Micro-grid Multi-inverter Parallel Operational Control Strategy

In the micro-grid parallel multi-inverter systems, due to differences in line impedance inverter output impedance and the common connection point, the application of traditional droop control method will lead to greater circulation between the inverter and power sharing accuracy compared low. In the analysis of multi-inverter parallel system of traditional droop control method and inverter output impedance of system performance based on virtual by introducing inductive impedance is proposed for multi-inverter parallel micro-grid voltage and current bicyclic droop control strategy. The introduction of a virtual impedance of the output impedance is only determined by the filter inductance value, reducing the influence of the inverter output resistor; consider the impact of the line impedance, the droop propose a new and improved control algorithm, by droop factor correction, weakening the line impedance parallel differences affect the flow of improved multi-inverter parallel performance. The simulation and experimental results show the correctness and effectiveness of the control strategy.

Micro-grids for distributed power for its effective use and flexible, intelligent control features, become the focus of many countries in the coming years power development strategy. Since most distributed micro-grid power required by the power grid inverter and nuanced, so the inverter stable parallel operation will greatly enhance the overall capacity and reliability of the micro-grid system.

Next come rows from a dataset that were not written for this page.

template <int NL, bool RES>
struct TbW;
template <int NL>
struct TbW<NL, true> {
  bf16x8 w0_[8];
  bf16x8 wf_[NL > 1 ? NL - 1 : 1][8];
  bf16x8 wb_[NL > 1 ? NL - 1 : 1][8];
  bf16x8 wpp_[2];
  DLAP_DEV TbW(const bf16x8* lds, const MlpDims& D) {
#pragma unroll
    for (int k = 0; k < 8; ++k) w0_[k] = ldsf(lds, D.s_fwd0 + k);
#pragma unroll
    for (int j = 0; j + 1 < NL; ++j)
#pragma unroll
      for (int k = 0; k < 8; ++k) {
        wf_[j][k] = ldsf(lds, D.s_fwd + 8 * j + k);
        wb_[j][k] = ldsf(lds, D.s_bwd + 8 * j + k);
      }
#pragma unroll
    for (int k = 0; k < 2; ++k) wpp_[k] = ldsf(lds, D.s_upp + k);
  }
  DLAP_DEV bf16x8 w0(int k) const { return w0_[k]; }
  DLAP_DEV bf16x8 wf(int j, int k) const { return wf_[j][k]; }
  DLAP_DEV bf16x8 wb(int j, int k) const { return wb_[j][k]; }
  DLAP_DEV bf16x8 wpp(int k) const { return wpp_[k]; }
};
template <int NL>
struct TbW<NL, false> {
  const bf16x8* lds;
  const MlpDims& D;
  DLAP_DEV TbW(const bf16x8* l, const MlpDims& d) : lds(l), D(d) {}
  DLAP_DEV bf16x8 w0(int k) const { return ldsf(lds, D.s_fwd0 + k); }
  DLAP_DEV bf16x8 wf(int j, int k) const { return ldsf(lds, D.s_fwd + 8 * j + k); }
  DLAP_DEV bf16x8 wb(int j, int k) const { return ldsf(lds, D.s_bwd + 8 * j + k); }
  DLAP_DEV bf16x8 wpp(int k) const { return ldsf(lds, D.s_upp + k); }
};
template <int NL>
constexpr bool kTbRes = NL <= 2;

template <typename WG>
DLAP_DEV void tb_chain(WG&& wget, const bf16x8 (&pf)[2][2], f32x4 (&acc)[2][4], const float* bias) {
  const int q = lane_id() >> 4;
#pragma unroll
  for (int u = 0; u < 4; ++u) {
    f32x4 c0 = bias ? ld4(bias + 16 * u + 4 * q) : zero4(), c1 = c0;
#pragma unroll
    for (int s = 0; s < 2; ++s) {
      const bf16x8 w = wget(2 * u + s);
      c0 = PrecBF16::mma(w, pf[0][s], c0);
      c1 = PrecBF16::mma(w, pf[1][s], c1);
    }
    acc[0][u] = c0; acc[1][u] = c1;
  }
}

DLAP_DEV void tb_finish(const MlpJob& J, const MlpDims& D, int tile, TileIn<PrecBF16, 2>& in, bf16x8 (&xf)[2][2],
                        const float* spp) {
  const int l = lane_id(), q = l >> 4;
  const int c0 = 32 + 8 * q - D.ppc;
  const bool ins = D.Dm > 0 && c0 >= 0;
  const int ca = max(c0, 0), cb = min(ca + 4, D.ppst - 4);
#pragma unroll
  for (int b = 0; b < 2; ++b) {
    const int r = tile * 32 + 16 * b + (l & 15);
    if (r >= J.R) in.dw[b] = 0.f;
    xf[b][0] = in.x[b][0];
    const float* row = spp + in.ti[b].x * D.ppst;
    const f32x4 v0 = ld4(row + ca), v1 = ld4(row + cb);
    const bf16x8 f = PrecBF16::pack(v0, c0 + 4 < D.ppst ? v1 : zero4());
    xf[b][1] = ins ? f : in.x[b][1];
  }
}

template <int NL>
struct TbState {
  f32x4 dW[NL][4][4];
  f32x4 gb[4];
  f32x4 gwo[4];
  float gbo;
};
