#define MPE_LAUNCH_1D(kernel, n, st, ...)                                                        \
  do {                                                                                            \
    if ((n) > 0) {                                                                                \
      hipLaunchKernelGGL(kernel, dim3(blocks_for((n), 64)), dim3(64), 0, st, __VA_ARGS__);        \
      hipError_t e_ = hipGetLastError();                                                          \
      if (e_ != hipSuccess) { mpe_set_error(#kernel, e_); return MPE_E_HIP; }                     \
    }                                                                                             \
  } while (0)
#define MPE_TRY(expr) do { int rc_ = (expr); if (rc_ != MPE_OK) return rc_; } while (0)

static void paillier_free(mpe_paillier* pk) {
  if (!pk) return;
  if (pk->ms_nn) mpe_modset_destroy(pk->ms_nn);
  if (pk->ms_n) mpe_modset_destroy(pk->ms_n);
  if (pk->ms_pp) mpe_modset_destroy(pk->ms_pp);
  if (pk->ms_p) mpe_modset_destroy(pk->ms_p);
  pairset_free(pk->ps_nn);
  pairset_free(pk->ps_pp);
  if (pk->blob) (void)hipFree(pk->blob);
  delete pk;
}

static int paillier_create(mpe_ctx* ctx, int nk, const uint32_t* d_N, const uint32_t* d_p, const uint32_t* d_q,
                           mpe_paillier** out, hipStream_t st) {
  mpe_paillier* pk = new (std::nothrow) mpe_paillier();
  if (!pk) return MPE_E_NOMEM;
  pk->nkeys = nk;
  pk->has_private = d_p != nullptr;
  const size_t nk2 = 2 * (size_t)nk;
  size_t words = (size_t)nk * (64 + 128);
  if (pk->has_private) words += nk2 * (32 + 64 + 64 + 32 + 32 + 32 + 64 + 64 + 64 + 128 + 32 + 1);
  hipError_t e = hipMalloc(&pk->blob, words * 4);
  if (e != hipSuccess) { delete pk; mpe_set_error("hipMalloc(paillier keys)", e); return MPE_E_NOMEM; }
  uint32_t* w = (uint32_t*)pk->blob;
  pk->N = w; w += (size_t)nk * 64;
  pk->NN = w; w += (size_t)nk * 128;
  int rc = MPE_OK;
  auto fail = [&](int code) { paillier_free(pk); return code; };
  if (pk->has_private) {
    pk->pq32 = w; w += nk2 * 32;
    pk->pq64 = w; w += nk2 * 64;
    pk->sq64 = w; w += nk2 * 64;
    pk->em1 = w; w += nk2 * 32;
    pk->em2 = w; w += nk2 * 32;
    pk->inv2 = w; w += nk2 * 32;
    pk->h64 = w; w += nk2 * 64;
    pk->ab64 = w; w += nk2 * 64;
    pk->ecrt = w; w += nk2 * 64;
    pk->eq1 = w; w += nk2 * 32;
    pk->e128 = w; w += nk2 * 128;
    pk->swap_idx = (int32_t*)w; w += nk2;
    hipLaunchKernelGGL(sk_setup_a_kernel, dim3(blocks_for((int)nk2, 64)), dim3(64), 0, st, nk, d_p, d_q, pk->N, pk->pq32,
                       pk->pq64, pk->sq64, pk->em1, pk->em2, pk->inv2, pk->ecrt, pk->eq1, pk->swap_idx);
    if ((rc = modset_create_dev(ctx, 2048, (int)nk2, pk->sq64, &pk->ms_pp, st)) != MPE_OK) return fail(rc);
    if ((rc = modset_create_dev(ctx, 2048, (int)nk2, pk->pq64, &pk->ms_p, st)) != MPE_OK) return fail(rc);
    if ((rc = ws_begin(ctx, st)) != MPE_OK) return fail(rc);
    uint32_t* inv_other = ws_array<uint32_t>(ctx, nk2 * 64);
    uint32_t* inv_sq = ws_array<uint32_t>(ctx, nk2 * 64);
    if ((rc = ws_ok(ctx)) != MPE_OK) return fail(rc);
    rc = launch_modexp(ctx, pk->ms_p, (int)nk2, rows(nullptr, 1), rows(pk->pq32, 32, pk->swap_idx, 32), no_rows(),
                       rows(pk->em2, 32), 32, inv_other, st);
    if (rc != MPE_OK) return fail(rc);
    hipLaunchKernelGGL(sk_setup_b_kernel, dim3(blocks_for((int)nk2, 64)), dim3(64), 0, st, (int)nk2, pk->pq32, inv_other,
                       pk->h64, pk->ab64);
    rc = launch_modexp(ctx, pk->ms_pp, (int)nk2, rows(nullptr, 1), rows(pk->sq64, 64, pk->swap_idx, 64), no_rows(),
                       rows(pk->ecrt, 64), 64, inv_sq, st);
    if (rc != MPE_OK) return fail(rc);
    hipLaunchKernelGGL(sk_setup_c_kernel, dim3(blocks_for((int)nk2, 64)), dim3(64), 0, st, (int)nk2, pk->sq64, inv_sq, pk->e128);
  } else {
    e = hipMemcpyAsync(pk->N, d_N, (size_t)nk * 64 * 4, hipMemcpyDeviceToDevice, st);
    if (e != hipSuccess) { mpe_set_error("hipMemcpyAsync(N)", e); return fail(MPE_E_HIP); }
  }
  hipLaunchKernelGGL(pk_square_kernel, dim3(blocks_for(nk, 64)), dim3(64), 0, st, nk, pk->N, pk->NN);
  if ((rc = modset_create_dev(ctx, 4096, nk, pk->NN, &pk->ms_nn, st)) != MPE_OK) return fail(rc);
  if ((rc = modset_create_dev(ctx, 2048, nk, pk->N, &pk->ms_n, st)) != MPE_OK) return fail(rc);
  if ((rc = pairset_create(2048, nk, pk->N, &pk->ps_nn, st)) != MPE_OK) return fail(rc);
  if (pk->has_private && (rc = pairset_create(1024, (int)nk2, pk->pq32, &pk->ps_pp, st)) != MPE_OK) return fail(rc);
  e = hipGetLastError();
  if (e != hipSuccess) { mpe_set_error("paillier key set-up", e); return fail(MPE_E_HIP); }
  *out = pk;
  return MPE_OK;
}

static Rows key_selector(const mpe_paillier* pk, const int32_t* d_key_idx) {
  return Rows{nullptr, d_key_idx, (d_key_idx == nullptr && pk->nkeys != 1) ? 1 : 0, 0};
}
static Rows key_rows(const mpe_paillier* pk, const uint32_t* table, int stride, const int32_t* d_key_idx, int words = 0) {
  if (d_key_idx) return Rows{table, d_key_idx, stride, words};
  return Rows{table, nullptr, pk->nkeys == 1 ? 0 : stride, words};
}

static inline size_t modexp_nn_scratch_words(size_t B) { return 2 * B * (1 + 64 + 128) + 256; }
static int modexp_nn(mpe_ctx* ctx, const mpe_paillier* pk, int B, Rows ksel, Rows base, Rows exps, int ew, bool holder,
                     uint32_t* out, hipStream_t st, bool pow_n = false, uint32_t* scratch = nullptr, int phase = 0) {
  if (!(holder && pk->has_private && ctx->use_crt)) {
    if (ctx->use_pair) return launch_pair_modexp(ctx, pk->ps_nn, B, ksel, base, exps, ew, no_rows(), no_rows(), 0, out, st, 0, exps.p == pk->N);
    return launch_modexp(ctx, pk->ms_nn, B, ksel, base, no_rows(), exps, ew, out, st);
  }
  const int B2 = 2 * B;
  int32_t* half_of = scratch ? (int32_t*)scratch : ws_array<int32_t>(ctx, B2);
  uint32_t* u = scratch ? scratch + (((size_t)B2 + 63) & ~(size_t)63) : ws_array<uint32_t>(ctx, (size_t)B2 * 64);
  uint32_t* y = scratch ? u + (size_t)B2 * 64 : ws_array<uint32_t>(ctx, (size_t)B2 * 128);
  if (!scratch) MPE_TRY(ws_ok(ctx));
  if (phase != 2) MPE_LAUNCH_1D(crt_half_kernel, B2, st, B2, ksel, half_of);
  const int bw = base.words ? base.words : 128;
  Rows lo{base.p, base.idx, base.stride, bw < 64 ? bw : 64, 1};
  Rows hi = bw > 64 ? Rows{base.p + 64, base.idx, base.stride, bw - 64, 1} : no_rows();
  Rows ex{exps.p, exps.idx, exps.stride, exps.words, 1};
  if (ctx->use_pair && pow_n && ctx->use_pown) {
    const Rows hsel{nullptr, half_of, 0, 0};
    if (phase != 2)
      MPE_TRY(launch_pair_modexp(ctx, pk->ps_pp, B2, hsel, Rows{base.p, base.idx, base.stride, bw, 1}, rows(pk->eq1, 32, half_of), 32,
                                 no_rows(), no_rows(), 0, y, st, 1));
    if (phase == 1) return MPE_OK;
    MPE_TRY(launch_pair_modexp(ctx, pk->ps_pp, B2, hsel, rows(y, 64, nullptr, 32), rows(pk->pq32, 32, half_of), 32,
                               no_rows(), no_rows(), 0, u, st));
  } else if (ctx->use_pair) {
    MPE_TRY(launch_pair_modexp(ctx, pk->ps_pp, B2, Rows{nullptr, half_of, 0, 0}, Rows{base.p, base.idx, base.stride, bw, 1}, ex, ew,
                               no_rows(), no_rows(), 0, u, st));
  } else {
    MPE_TRY(launch_modexp(ctx, pk->ms_pp, B2, Rows{nullptr, half_of, 0, 0}, lo, hi, ex, ew, u, st));
  }
  MPE_TRY(launch_modmul(ctx, pk->ms_nn, B2, Rows{nullptr, ksel.idx, ksel.stride, 0, 1}, rows(u, 64, nullptr, 64),
                        rows(pk->e128, 128, half_of), y, st));
  MPE_LAUNCH_1D(crt_add_kernel, B, st, B, ksel, pk->NN, y, out);
  return MPE_OK;
}

static int modexp_nn2(mpe_ctx* ctx, const mpe_paillier* pk, int B, Rows ksel, Rows base, Rows exps, int ew, Rows base2,
                      Rows exps2, int ew2, uint32_t* out, hipStream_t st) {
  if (ctx->use_pair) return launch_pair_modexp(ctx, pk->ps_nn, B, ksel, base, exps, ew, base2, exps2, ew2, out, st, 0, exps.p == pk->N);
  return launch_modexp2(ctx, pk->ms_nn, B, ksel, base, exps, ew, base2, exps2, ew2, out, st);
}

At present, the inverter control strategy for parallel operation is generally a master-slave control and droop control method and other methods. Master-slave control law on the control lines interconnect needs, will limit the distance between the parallel distributed power, it may also introduce noise, and thus its application has some limitations. Droop control method is a non-contact technology independent control signal line, by drawing self-synchronizing synchronous generator and voltage droop to achieve inter-cell technology without parallel signal lines. It does not require interconnection between the signal line of the inverter, only to be collected for each output of the inverter, dependent on its internal control policies, you can synchronize the parallel multi-inverter, current sharing operation. Compared to other control mode, the droop control system can be made simple in structure, functional redundancy, installation and maintenance quick and easy system expansion, low cost, more reliable parallel operation.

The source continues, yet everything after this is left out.